Start of Given entries

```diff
+    fetch(ta - 2);
+    __syncthreads();
+    put(0);
+    fetch(ta - 1);
+    __syncthreads();
+    int b = 0;
+    for (int s = ta - 2; s <= tb + 1; ++s, b ^= 1) {
+        put(b ^ 1);
+        fetch(s + 2);
+        const float* lb = &img[b][lboff];
+        int hsel = half;
+        asm volatile("" : "+v"(hsel));
+        sp16 acc;
+#pragma unroll
+        for (int r = 0; r < 16; ++r) acc[r] = 0.0f;
+#pragma unroll
+        for (int k = 0; k < KP; ++k) acc = __builtin_amdgcn_mfma_f32_32x32x2f32(wsl[k * 64 + lane], lb[hsel ? sp_tap(2 * k + 1) : sp_tap(2 * k)], acc, 0, 0, 0);
+        const bool own = s >= ta && s < tb, emit = s - 2 >= ta;
+#pragma unroll
+        for (int r = 0; r < 12; ++r) {
+            const int cr = (r & 3) + 8 * (r >> 2);
+            W[4][r] = acc[r];
+            __builtin_amdgcn_raw_buffer_store_b32(__builtin_bit_cast(unsigned, W[4][r]), rs, own ? vout : SP_OOB, cfn_uni(own ? (cr * T + s) * SP_PO * 4 : 0), 0);
+        }
+        if (emit) {
+#pragma unroll
+            for (int r = 0; r < 12; ++r) {
+                const int cr = (r & 3) + 8 * (r >> 2);
+                const float* wk = wts + (cr + 4 * half) * 8;
+                const float yv = sp_taps(W[0][r], W[1][r], W[2][r], W[3][r], W[4][r], wk[0], wk[1], wk[2], wk[3], wk[4]);
+                __builtin_amdgcn_raw_buffer_store_b32(__builtin_bit_cast(unsigned, yv), ry, vout, cfn_uni((cr * T + s - 2) * SP_PO * 4), 0);
+                st1[r] += yv;
+                st2[r] += yv * yv;
+            }
+        }
+#pragma unroll
+        for (int i = 0; i < 4; ++i)
+#pragma unroll
+            for (int r = 0; r < 12; ++r) W[i][r] = W[i + 1][r];
+        __syncthreads();
+    }
+    if (a.s1) {
+#pragma unroll
+        for (int r = 0; r < 12; ++r) {
+#pragma unroll
+            for (int o = 16; o > 0; o >>= 1) { st1[r] += __shfl_xor(st1[r], o, 64); st2[r] += __shfl_xor(st2[r], o, 64); }
+            if (col == 0) {
+                const int co = (r & 3) + 8 * (r >> 2) + 4 * half;
+                red[0][wave][co] = st1[r];
+                red[1][wave][co] = st2[r];
+            }
+        }
+        __syncthreads();
+        if (tid < 48) {
+            const int which = tid / 24, co = tid - which * 24;
+            float v = 0.0f;
+#pragma unroll
+            for (int w = 0; w < 7; ++w) v += red[which][w][co];
+            cfn_add64((which ? a.s2 : a.s1) + n * 24 + co, (double)v);
+        }
+    }
+}
+
+static int stem_pair_fwd_plan(int N, int T, int slots) {
+    int best = T;
+    long best_cost = -1;
+    for (int nch = 1; nch == 1 || T / nch >= 32; ++nch) {
+        const int R = cfn_cdiv(T, nch);
+        const long runs = (long)N * cfn_cdiv(T, R) * SP_BANDS, rounds = (runs + slots - 1) / slots, cost = rounds * (R + 4);
+        if (best_cost < 0 || cost < best_cost) { best_cost = cost; best = R; }
+    }
+    return best;
+}
+
+extern "C" int cfn_stem_pair_fwd(const float* x, const float* w_s, const float* w_t, float* xs, float* y, double* sum, double* sumsq, int N,
+                                 int Cimg, int Cout, int T, int Hi, int Wi, int run_frames, void* stream) {
+    CFN_REQUIRE(x && w_s && w_t && xs && y, "cfn_stem_pair_fwd: null tensor");
+    CFN_REQUIRE((sum == nullptr) == (sumsq == nullptr), "cfn_stem_pair_fwd: sum/sumsq mismatch");
+    CFN_REQUIRE(N > 0 && Cimg > 0 && Cout > 0 && T > 0 && Hi > 0 && Wi > 0 && run_frames >= 0, "cfn_stem_pair_fwd: bad shape");
+    if (!stem_pair_shape_ok(Cimg, Cout, T, Hi, Wi)) return -1;
+    if ((((uintptr_t)x | (uintptr_t)xs | (uintptr_t)y) & 15) != 0) return -1;
+    const int R = run_frames > 0 ? (run_frames < T ? run_frames : T) : stem_pair_fwd_plan(N, T, 2 * stem_pair_cus());
+    const int nch = cfn_cdiv(T, R);
+    const long runs = (long)N * nch * SP_BANDS;
+    if (runs >= (1L << 30)) return -1;
+    StemPairFwdArgs a = {x, w_s, w_t, xs, y, sum, sumsq, N, T, R, nch, (int)runs};
+    hipStream_t st = (hipStream_t)stream;
+    CfnProfScope prof(CFN_K_STEM, st, 4.0 * N * T * ((double)3 * SP_P + (double)24 * SP_PO * 2));
+    hipLaunchKernelGGL(stem_pair_fwd_kernel, dim3((unsigned)runs), dim3(448), 0, st, a);
+    return cfn_check_launch("stem_pair_fwd");
+}
diff --git a/coarse-fine-networks_amd/x3d_coarse.py b/coarse-fine-networks_amd/x3d_coarse.py
--- a/coarse-fine-networks_amd/x3d_coarse.py
+++ b/coarse-fine-networks_amd/x3d_coarse.py
@@ -354,6 +354,8 @@
 
 
 class ResNet(x3d_fine.ResNet):
+
+    FUSED_STEM_PAIR = False
 
     def __init__(self, block, layers, block_inplanes, n_input_channels=3, feat_depth={}, conv1_t_size=7,
                  conv1_t_stride=1, shortcut_type='B', widen_factor=1.0, dropout=0.5, n_classes=400, base_bn_splits=8,
diff --git a/coarse-fine-networks_amd/x3d_fine.py b/coarse-fine-networks_amd/x3d_fine.py
--- a/coarse-fine-networks_amd/x3d_fine.py
+++ b/coarse-fine-networks_amd/x3d_fine.py
@@ -304,6 +304,8 @@
         self.register_buffer('input_lut', lut, persistent=False)
         return self
 
+    FUSED_STEM_PAIR = True
+
     def _conv1_s(self, x):
         if not isinstance(x, U8Clips):
             return ops.stem_conv(x, self.conv1_s.weight)
@@ -317,8 +319,11 @@
         return ops.stem_conv_u8(x.frames, x.lengths, lut, self.conv1_s.weight)
 
     def _stem(self, x):
-        y = self._conv1_s(x)
-        y, s, q = ops.dwconv_t5(y, self.conv1_t.weight, stats=self.training, out_dtype=self.act_dtype)
+        if self.FUSED_STEM_PAIR and isinstance(x, torch.Tensor) and x.dtype == torch.float32 and self.act_dtype == torch.float32 and not USE_TORCH_OPS:
+            y, s, q = ops.stem_pair(x, self.conv1_s.weight, self.conv1_t.weight, stats=self.training)
+        else:
+            y = self._conv1_s(x)
+            y, s, q = ops.dwconv_t5(y, self.conv1_t.weight, stats=self.training, out_dtype=self.act_dtype)
         A, B = self.bn1.fold(s, q, _count(y), y.shape[0])
         return Deferred(y, A, B, ACT_RELU)
 
diff --git a/include/cfn_hip.h b/include/cfn_hip.h
--- a/include/cfn_hip.h
+++ b/include/cfn_hip.h
@@ -67,6 +67,12 @@
                       void* stream);
 int cfn_stem_conv_bwd_weight(const float* gy, const float* x, double* gw, int N, int Cimg, int Cout, int T, int Hi, int Wi,
                              void* stream);
+
+int cfn_stem_pair_fwd(const float* x, const float* w_s, const float* w_t, float* xs, float* y, double* sum, double* sumsq, int N,
+                      int Cimg, int Cout, int T, int Hi, int Wi, int run_frames, void* stream);
+int cfn_stem_pair_bwd(const float* gy, const float* y, const double* gsum, const double* gsumsq, const float* w_t, const float* xs,
+                      const float* x, double* gw_t, double* gw_s, int N, int Cimg, int Cout, int T, int Hi, int Wi, int run_frames,
+                      void* stream);
 
 int cfn_clip_u8_to_f32(const unsigned char* frames, const float* lut, const int* lengths, float* x, int N, int T, int H, int W,
                        void* stream);
```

End of Given entries

● **Work order**
The sole response should be the count of lines in the material holding the string "long".

● **Solved problem**
3